Gerechtshof Amsterdam

Datum uitspraak
8 januari 2019
Publicatiedatum
9 januari 2019
Zaaknummer
200.230.161/01
Instantie
Gerechtshof Amsterdam
Type
Uitspraak
Rechtsgebied
Civiel recht
Procedures
  • Hoger beroep
Vindplaatsen
  • Rechtspraak.nl
AI samenvatting door LexboostAutomatisch gegenereerd

Huur kantoorruimte en toezegging verhuiskostenvergoeding in het kader van gedwongen verhuizing

In deze zaak gaat het om een geschil tussen een huurder, aangeduid als [appellant], en de verhuurder, Regus Amsterdam B.V., over een verhuiskostenvergoeding in het kader van een gedwongen verhuizing. De huurder heeft in hoger beroep beroep gedaan op een toezegging van de verhuurder om de verhuiskosten te vergoeden, welke toezegging door de verhuurder wordt betwist. De huurder stelt dat hij niet is geïnformeerd over een voorgenomen renovatie van het gebouw waarin hij huurde, wat volgens hem een tekortkoming van de verhuurder zou zijn. De kantonrechter heeft in eerste aanleg de vordering van de huurder afgewezen, omdat deze onvoldoende bewijs had geleverd voor zijn stellingen.

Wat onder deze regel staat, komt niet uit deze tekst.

template <int EPI, bool LNC = false, bool QKLO = false>
__global__ __launch_bounds__(512) void k_gemm8p(GemmArgs g) {
    static_assert(!QKLO || EPI == EPI_BIAS_F16, "the low halves exist for the plain fp16 output only");
    static_assert(EPI == EPI_BIAS_F16 || EPI == EPI_BIAS_GELU_F16 || EPI == EPI_BIAS_RESID_F32, "fp16-output epilogues and the fp32 residual read-modify-write");
    static_assert(!LNC || EPI != EPI_BIAS_RESID_F32, "the LayerNorm consumer has fp16 outputs");
    constexpr bool OUT16 = EPI != EPI_BIAS_RESID_F32;
    constexpr int HT = 16384, OFF_A0 = 0, OFF_B0 = HT, OFF_B1 = 2 * HT, OFF_A1 = 3 * HT, BUFSZ = 4 * HT;
    constexpr int OFF_SCR = 2 * BUFSZ, OFF_BIAS = OFF_SCR + 8 * 2048;
    constexpr int OFF_CS = OFF_BIAS + 2 * 1024, OFF_RA = OFF_CS + 2 * 1024;
    extern __shared__ __attribute__((aligned(16))) char smem[];
    const int tid = threadIdx.x, lane = tid & 63;
    const int wid = __builtin_amdgcn_readfirstlane(tid >> 6);
    const int wr = wid >> 2, wc = wid & 3;
    const int l15 = lane & 15, kg = lane >> 4;
    const bool has_bias = g.bias != nullptr;

    auto tile_of = [&](int vb, long& m0, int& n0) {
        const int b = semabs_xcd_item(vb, g.n_blocks, g.reverse != 0);
        const int per_group = g.group_m * g.n_tiles_n, gid = b / per_group, first_m = gid * g.group_m;
        const int gsz = (g.n_tiles_m - first_m < g.group_m) ? g.n_tiles_m - first_m : g.group_m;
        const int r = b - gid * per_group;
        m0 = (long)(first_m + r % gsz) * 256;
        n0 = (r / gsz) * 256;
    };
    const int srow = tid >> 3, scp = tid & 7;
    const unsigned aoff = (unsigned)(srow * (int)g.lda * 2 + (swzA8(srow, scp) - srow * 128));
    const unsigned boff = (unsigned)(srow * g.ldb * 2 + (swzB8(srow, scp) - srow * 128));
    const unsigned a_half = (unsigned)(128 * (int)g.lda * 2), b_half = (unsigned)(128 * g.ldb * 2);
    const unsigned a_q = (unsigned)(64 * (int)g.lda * 2), b_q = (unsigned)(64 * g.ldb * 2);
    __amdgpu_buffer_rsrc_t rA, rB, rAn, rBn;
    const __amdgpu_buffer_rsrc_t rBias = gemm_rsrc(g.bias, has_bias ? (long)g.N * 4 : 0);
    [[maybe_unused]] const __amdgpu_buffer_rsrc_t rCs = gemm_rsrc(g.ln_colsum, LNC ? (long)g.N * 4 : 0);
    [[maybe_unused]] const __amdgpu_buffer_rsrc_t rRa = gemm_rsrc(g.ln_rowac, LNC ? (g.M * 8 > 0x7fffffffL ? 0x7fffffffL : g.M * 8) : 0);
    auto rsrc_a = [&](long m0) { const long rows = g.M - m0 < 256 ? g.M - m0 : 256; return gemm_rsrc(g.A + m0 * g.lda, ((rows - 1) * g.lda + g.K) * 2); };
    auto rsrc_b = [&](int n0) { return gemm_rsrc(g.B + (long)n0 * g.ldb, (255L * g.ldb + g.K) * 2); };
    auto stage = [&](const int j, const int kt, const bool nx) {
        const bool isa = j == 0 || j == 3, hi = j >= 2;
        char* dst = smem + (kt & 1) * BUFSZ + (j == 0 ? OFF_A0 : (j == 1 ? OFF_B0 : (j == 2 ? OFF_B1 : OFF_A1))) + wid * 1024;
        const unsigned soff = (unsigned)kt * 128 + (hi ? (isa ? a_half : b_half) : 0u);
        const __amdgpu_buffer_rsrc_t r = isa ? (nx ? rAn : rA) : (nx ? rBn : rB);
#ifdef SEMABS_TUNING
        if ((isa && (g.ablate & 64)) || (!isa && (g.ablate & 128))) {
// ... 24 lines not shown
    }
    f32x4 acc[2][4][2][2];
    f16x8 fa[4][2], fa1[4][2], fb[2][2][2], fb0n[2][2];
    auto mma = [&](const int ha, const int hb, const f16x8 (&a)[4][2], const f16x8 (&b)[2][2]) {
#pragma unroll
        for (int kk = 0; kk < 2; ++kk)
#pragma unroll
            for (int i = 0; i < 4; ++i)
#pragma unroll
                for (int j = 0; j < 2; ++j)
                    acc[ha][i][hb][j] = __builtin_amdgcn_mfma_f32_16x16x32_f16(b[j][kk], a[i][kk], acc[ha][i][hb][j], 0, 0, 0);
    };
    typedef const __attribute__((address_space(3))) char* lds_cptr;
    typedef const __attribute__((address_space(3))) f16x8* lds_frag;
    auto pin = [&](int x) { lds_cptr p = (lds_cptr)smem + x; asm volatile("" : "+v"(p)); return p; };
    auto rd_a = [&](f16x8 (&dst)[4][2], lds_cptr r0, lds_cptr r1, const int off) {
#pragma unroll
        for (int i = 0; i < 4; ++i) { dst[i][0] = *(lds_frag)(r0 + (off + i * 2048)); dst[i][1] = *(lds_frag)(r1 + (off + i * 2048)); }
    };
    auto rd_b = [&](f16x8 (&dst)[2][2], lds_cptr r0, lds_cptr r1, const int off) {
#pragma unroll
        for (int j = 0; j < 2; ++j) { dst[j][0] = *(lds_frag)(r0 + (off + j * 512)); dst[j][1] = *(lds_frag)(r1 + (off + j * 512)); }
    };
#define P_INTERLEAVE(nread)                                                      \
    do {                                                                         \
        _Pragma("unroll") for (int q_ = 0; q_ < (nread); ++q_) {                 \
            __builtin_amdgcn_sched_group_barrier(0x008, 1, 0);                   \
            __builtin_amdgcn_sched_group_barrier(0x100, 1, 0);                   \
        }                                                                        \
        __builtin_amdgcn_sched_group_barrier(0x008, 16 - (nread), 0);            \
    } while (0)
    const int nk = g.K / 64;
    constexpr int VM_AFTER_EPI = OUT16 ? 26 : 63;
    bool prev_lo = false;
    auto ktile = [&](auto steady_c, const int t, const int kts, const bool nx, const int st_ph) {
        constexpr bool STEADY = decltype(steady_c)::value;
        const int pb = (t & 1) * BUFSZ, pn = pb ^ BUFSZ;
        const bool pen = t + 2 == nk;
        lds_cptr r0, r1;
#define P_SYNC(k_)                                                               \
    do {                                                                         \
        if (STEADY) { if ((k_) < st_ph) { if (QKLO && prev_lo) wait_vmcnt<VM_AFTER_EPI + 16>(); else wait_vmcnt<VM_AFTER_EPI>(); } else wait_vmcnt<10>(); } \
        else if (pen) wait_vmcnt<8 - 2 * (k_)>();                                \
        else if ((k_) == 0) wait_vmcnt<0>();                                     \
        __builtin_amdgcn_s_waitcnt(0xc07f);                                      \
        __builtin_amdgcn_sched_barrier(0);                                       \
        __builtin_amdgcn_s_setprio(1);                                           \
        __builtin_amdgcn_s_barrier();                                            \
        __builtin_amdgcn_sched_barrier(0);                                       \
    } while (0)
#define P_END()                                                                  \
    do {                                                                         \
        __builtin_amdgcn_sched_barrier(0);                                       \
        __builtin_amdgcn_s_setprio(0);                                           \
        __builtin_amdgcn_s_barrier();                                            \
        __builtin_amdgcn_sched_barrier(0);                                       \
    } while (0)
        if (STEADY) stage(0, kts, nx);
        r0 = pin(offB[0] + pb); r1 = pin(offB[1] + pb);
        P_SYNC(0);
        rd_b(fb[1], r0, r1, OFF_B1); mma(0, 0, fa, fb[0]);
        P_INTERLEAVE(4);
        P_END();
        if (STEADY) stage(1, kts, nx);
        r0 = pin(offA[0] + pb); r1 = pin(offA[1] + pb);
        P_SYNC(1);
        rd_a(fa1, r0, r1, OFF_A1); mma(0, 1, fa, fb[1]);
        P_INTERLEAVE(8);
        P_END();
        if (STEADY) stage(2, kts, nx);
        r0 = pin(offA[0] + pn); r1 = pin(offA[1] + pn);
        P_SYNC(2);
        rd_a(fa, r0, r1, OFF_A0); mma(1, 1, fa1, fb[1]);
        P_INTERLEAVE(8);
        P_END();
        if (STEADY) stage(3, kts, nx);
        r0 = pin(offB[0] + pn); r1 = pin(offB[1] + pn);
        P_SYNC(3);
        rd_b(fb0n, r0, r1, OFF_B0); mma(1, 0, fa1, fb[0]);
        P_INTERLEAVE(4);
        P_END();
        __builtin_amdgcn_s_waitcnt(0xc07f);
#pragma unroll
        for (int j = 0; j < 2; ++j)
#pragma unroll
            for (int kk = 0; kk < 2; ++kk) fb[0][j][kk] = fb0n[j][kk];
    };
    auto epilogue = [&](const long m0, const int n0, const int bpar) {
        int t_ = tid; asm volatile("" : "+v"(t_));
        const int ln = t_ & 63, r15 = ln & 15, q4 = ln >> 4;
        char* const ep = smem + OFF_SCR + wid * 2048;
        f32x4 bia[2][2];
#pragma unroll
        for (int hb = 0; hb < 2; ++hb)
#pragma unroll
            for (int j = 0; j < 2; ++j)
                bia[hb][j] = has_bias ? *reinterpret_cast<const f32x4*>(smem + OFF_BIAS + bpar * 1024 + (hb * 128 + wc * 32 + q4 * 8 + j * 4) * 4) : f32x4{0.f, 0.f, 0.f, 0.f};
        [[maybe_unused]] f32x4 csm[LNC ? 2 : 1][2];
        if constexpr (LNC) {
#pragma unroll
            for (int hb = 0; hb < 2; ++hb)
#pragma unroll
                for (int j = 0; j < 2; ++j)
                    csm[hb][j] = *reinterpret_cast<const f32x4*>(smem + OFF_CS + bpar * 1024 + (hb * 128 + wc * 32 + q4 * 8 + j * 4) * 4);
        }
        const long mw = m0 + wr * 64;
        const long rows = g.M - mw;
        if constexpr (!OUT16) {
            const int wswz8 = r15 & 7;
// ... 47 lines not shown
        [[maybe_unused]] const unsigned ldlob = (unsigned)g.ld_lo * 2u;
        [[maybe_unused]] const __amdgpu_buffer_rsrc_t rLo = gemm_rsrc(reinterpret_cast<const char*>(g.lo_out) + (mw * g.ld_lo + n0 + wc * 32) * 2,
                                                                       (QKLO && tile_lo && rows > 0) ? (rows - 1) * (long)ldlob + (long)(g.lo_cols - n0 - wc * 32) * 2 : 0);
        [[maybe_unused]] const unsigned volo = (unsigned)crow * ldlob + (unsigned)(cchunk * 16);
#pragma unroll
        for (int pass = 0; pass < 4; ++pass) {
            const int hb = pass >> 1, ha = pass & 1;
            [[maybe_unused]] float2 rap[LNC ? 4 : 1];
            if constexpr (LNC) {
#pragma unroll
                for (int i = 0; i < 4; ++i) rap[i] = *reinterpret_cast<const float2*>(smem + OFF_RA + bpar * 2048 + (ha * 128 + wr * 64 + i * 16 + r15) * 8);
            }
#pragma unroll
            for (int hf = 0; hf < 2; ++hf) {
                f32x4 w[2];
                [[maybe_unused]] f32x4 wl[QKLO ? 2 : 1];
#pragma unroll
                for (int il = 0; il < 2; ++il) {
                    const int i = hf * 2 + il;
                    float v[8];
                    if constexpr (LNC) {
                        const float2 ra = rap[i];
#pragma unroll
                        for (int e = 0; e < 4; ++e) {
                            v[e] = acc[ha][i][hb][0][e] * ra.x + (ra.y * csm[hb][0][e] + bia[hb][0][e]);
                            v[4 + e] = acc[ha][i][hb][1][e] * ra.x + (ra.y * csm[hb][1][e] + bia[hb][1][e]);
                        }
                    } else {
#pragma unroll
                        for (int e = 0; e < 4; ++e) { v[e] = acc[ha][i][hb][0][e] + bia[hb][0][e]; v[4 + e] = acc[ha][i][hb][1][e] + bia[hb][1][e]; }
                    }
                    f16x8 h;
                    [[maybe_unused]] f16x8 hl;
#pragma unroll
                    for (int e = 0; e < 8; ++e) {
                        if (EPI == EPI_BIAS_GELU_F16) v[e] = v[e] * __builtin_amdgcn_rcpf(1.f + __expf(-1.702f * v[e]));
                        h[e] = (f16)v[e];
                        if constexpr (QKLO) hl[e] = (f16)(v[e] - (float)h[e]);
                    }
                    w[il] = __builtin_bit_cast(f32x4, h);
                    if constexpr (QKLO) wl[il] = __builtin_bit_cast(f32x4, hl);
                }
                __builtin_amdgcn_sched_barrier(0);
#pragma unroll
                for (int il = 0; il < 2; ++il) *reinterpret_cast<f32x4*>(ep + (il * 16 + r15) * 64 + ((q4 ^ wswz) << 4)) = w[il];
                __builtin_amdgcn_sched_barrier(0);
#pragma unroll
                for (int it = 0; it < 2; ++it) {
                    const int row = it * 16 + crow;
                    const f32x4 v = *reinterpret_cast<const f32x4*>(ep + row * 64 + ((cchunk ^ ((row >> 1) & 3)) << 4));
#ifdef SEMABS_TUNING
                    if (g.ablate & 32) { buf_store4<2>(rC, voff, (unsigned)(ha * 128 + hf * 32 + it * 16) * ldcb + (unsigned)(hb * 128 * 2), v); continue; }
                    if (g.ablate & 256) { buf_store4<17>(rC, voff, (unsigned)(ha * 128 + hf * 32 + it * 16) * ldcb + (unsigned)(hb * 128 * 2), v); continue; }
                    if (g.ablate & 512) { buf_store4<18>(rC, voff, (unsigned)(ha * 128 + hf * 32 + it * 16) * ldcb + (unsigned)(hb * 128 * 2), v); continue; }
                    if (g.ablate & 1024) { buf_store4<1>(rC, voff, (unsigned)(ha * 128 + hf * 32 + it * 16) * ldcb + (unsigned)(hb * 128 * 2), v); continue; }
                    if (g.ablate & 2048) { buf_store4<16>(rC, voff, (unsigned)(ha * 128 + hf * 32 + it * 16) * ldcb + (unsigned)(hb * 128 * 2), v); continue; }
                    if (g.ablate & 4096) { buf_store4<19>(rC, voff, (unsigned)(ha * 128 + hf * 32 + it * 16) * ldcb + (unsigned)(hb * 128 * 2), v); continue; }
#endif
                    buf_store4<0>(rC, voff, (unsigned)(ha * 128 + hf * 32 + it * 16) * ldcb + (unsigned)(hb * 128 * 2), v);
                }
                __builtin_amdgcn_sched_barrier(0);
                asm volatile("s_nop 7\n\ts_nop 7" ::: "memory");
                __builtin_amdgcn_sched_barrier(0);
                if constexpr (QKLO) {
                    if (tile_lo) {
#pragma unroll
                        for (int il = 0; il < 2; ++il) *reinterpret_cast<f32x4*>(ep + (il * 16 + r15) * 64 + ((q4 ^ wswz) << 4)) = wl[il];
                        __builtin_amdgcn_sched_barrier(0);
#pragma unroll
                        for (int it = 0; it < 2; ++it) {
                            const int row = it * 16 + crow;
                            const f32x4 v = *reinterpret_cast<const f32x4*>(ep + row * 64 + ((cchunk ^ ((row >> 1) & 3)) << 4));
                            buf_store4<0>(rLo, volo, (unsigned)(ha * 128 + hf * 32 + it * 16) * ldlob + (unsigned)(hb * 128 * 2), v);
                        }
                        __builtin_amdgcn_sched_barrier(0);
                        asm volatile("s_nop 7\n\ts_nop 7" ::: "memory");
                        __builtin_amdgcn_sched_barrier(0);
                    }
                }
            }
        }
    };

    int vb = blockIdx.x;
    long m0; int n0;
    tile_of(vb, m0, n0);
    rA = rsrc_a(m0); rB = rsrc_b(n0);
    bool first = true;
    int bpar = 0;
    stage_bias(m0, n0, 0);
    stage(0, 0, false); stage(1, 0, false); stage(2, 0, false); stage(3, 0, false); stage(0, 1, false); stage(1, 1, false); stage(2, 1, false); stage(3, 1, false);
    for (;;) {
        const int nvb = vb + (int)gridDim.x;
        const bool has_next = nvb < g.n_blocks;
        long m0n = 0; int n0n = 0;
        if (has_next) { tile_of(nvb, m0n, n0n); rAn = rsrc_a(m0n); rBn = rsrc_b(n0n); } else { rAn = gemm_rsrc(g.A, 0); rBn = gemm_rsrc(g.B, 0); }
#ifdef SEMABS_TUNING
        unsigned long long t_start = 0, t_main = 0, c_start = 0, c_main = 0, t_first = 0;
        if (g.trace) { t_start = __builtin_amdgcn_s_memrealtime(); c_start = __builtin_amdgcn_s_memtime(); }
#endif
        if (first) wait_vmcnt<10>(); else if (QKLO && prev_lo) wait_vmcnt<VM_AFTER_EPI + 16>(); else wait_vmcnt<VM_AFTER_EPI>();
        __builtin_amdgcn_s_barrier();
#ifdef SEMABS_TUNING
        if (g.trace) t_first = __builtin_amdgcn_s_memrealtime();
#endif
#pragma unroll
        for (int a = 0; a < 2; ++a)
#pragma unroll
            for (int i = 0; i < 4; ++i)
#pragma unroll
                for (int c = 0; c < 2; ++c)
#pragma unroll
                    for (int j = 0; j < 2; ++j) acc[a][i][c][j] = f32x4{0.f, 0.f, 0.f, 0.f};
        {
            lds_cptr r0 = pin(offB[0]), r1 = pin(offB[1]);
            rd_b(fb[0], r0, r1, OFF_B0);
            r0 = pin(offA[0]); r1 = pin(offA[1]);
            rd_a(fa, r0, r1, OFF_A0);
        }
        __builtin_amdgcn_s_waitcnt(0xc07f);
        __builtin_amdgcn_s_barrier();
        if (wr == 1) __builtin_amdgcn_s_barrier();
        for (int t = 0; t < nk; ++t) {
            const bool nx = t + 2 >= nk;
            if (has_next && t + 2 == nk) stage_bias(m0n, n0n, bpar ^ 1);
            ktile(std::integral_constant<bool, true>{}, t, nx ? t + 2 - nk : t + 2, nx, first ? 0 : (t == 0 ? 4 : (t == 1 ? 1 : 0)));
        }
        if (wr == 0) __builtin_amdgcn_s_barrier();
#ifdef SEMABS_TUNING
        if (g.trace) { t_main = __builtin_amdgcn_s_memrealtime(); c_main = __builtin_amdgcn_s_memtime(); }
#endif
        epilogue(m0, n0, bpar);
#ifdef SEMABS_TUNING
        if (g.trace && tid == 0) {
            unsigned long long* tr = g.trace + (size_t)vb * 8;
            tr[0] = t_start; tr[1] = t_main; tr[2] = __builtin_amdgcn_s_memrealtime(); tr[3] = 0; tr[4] = c_start; tr[5] = c_main; tr[6] = t_first;
        }
#endif
        if (!has_next) { wait_vmcnt<0>(); break; }
        if constexpr (QKLO) prev_lo = n0 < g.lo_cols;
        vb = nvb; m0 = m0n; n0 = n0n; rA = rAn; rB = rBn; first = false; bpar ^= 1;
    }
#undef P_INTERLEAVE
#undef P_SYNC
#undef P_END
}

Het hof bevestigt deze beslissing en oordeelt dat de huurder niet heeft aangetoond dat de verhuurder een onvoorwaardelijke toezegging heeft gedaan over de verhuiskosten. Bovendien heeft de huurder zelf de huurovereenkomst voortijdig beëindigd en is hij niet ingegaan op het aanbod van de verhuurder om de dienstverlening voort te zetten onder dezelfde voorwaarden in een ander business center. Het hof concludeert dat de huurder zijn schade niet voldoende heeft onderbouwd en dat de vordering tot schadevergoeding daarom wordt afgewezen. De beslissing van de kantonrechter wordt bekrachtigd, en de huurder wordt veroordeeld in de proceskosten van het hoger beroep.

Uitspraak

GERECHTSHOF AMSTERDAM

afdeling civiel recht en belastingrecht, team I
zaaknummer: 200.230.161/01
zaaknummer rechtbank Amsterdam: 5634668 CV EXPL 17-873
arrest van de meervoudige burgerlijke kamer van 8 januari 2019
inzake
[appellant],
wonend te [woonplaats] ,
appellant,
advocaat: mr. I.M.C.A. Reinders Folmer te Amsterdam,
tegen
REGUS AMSTERDAM B.V.,
gevestigd te Amsterdam,
geïntimeerde,
advocaat: mr. C.J.J.C. Arnouts te Amsterdam.
Partijen worden hierna [appellant] en Regus genoemd.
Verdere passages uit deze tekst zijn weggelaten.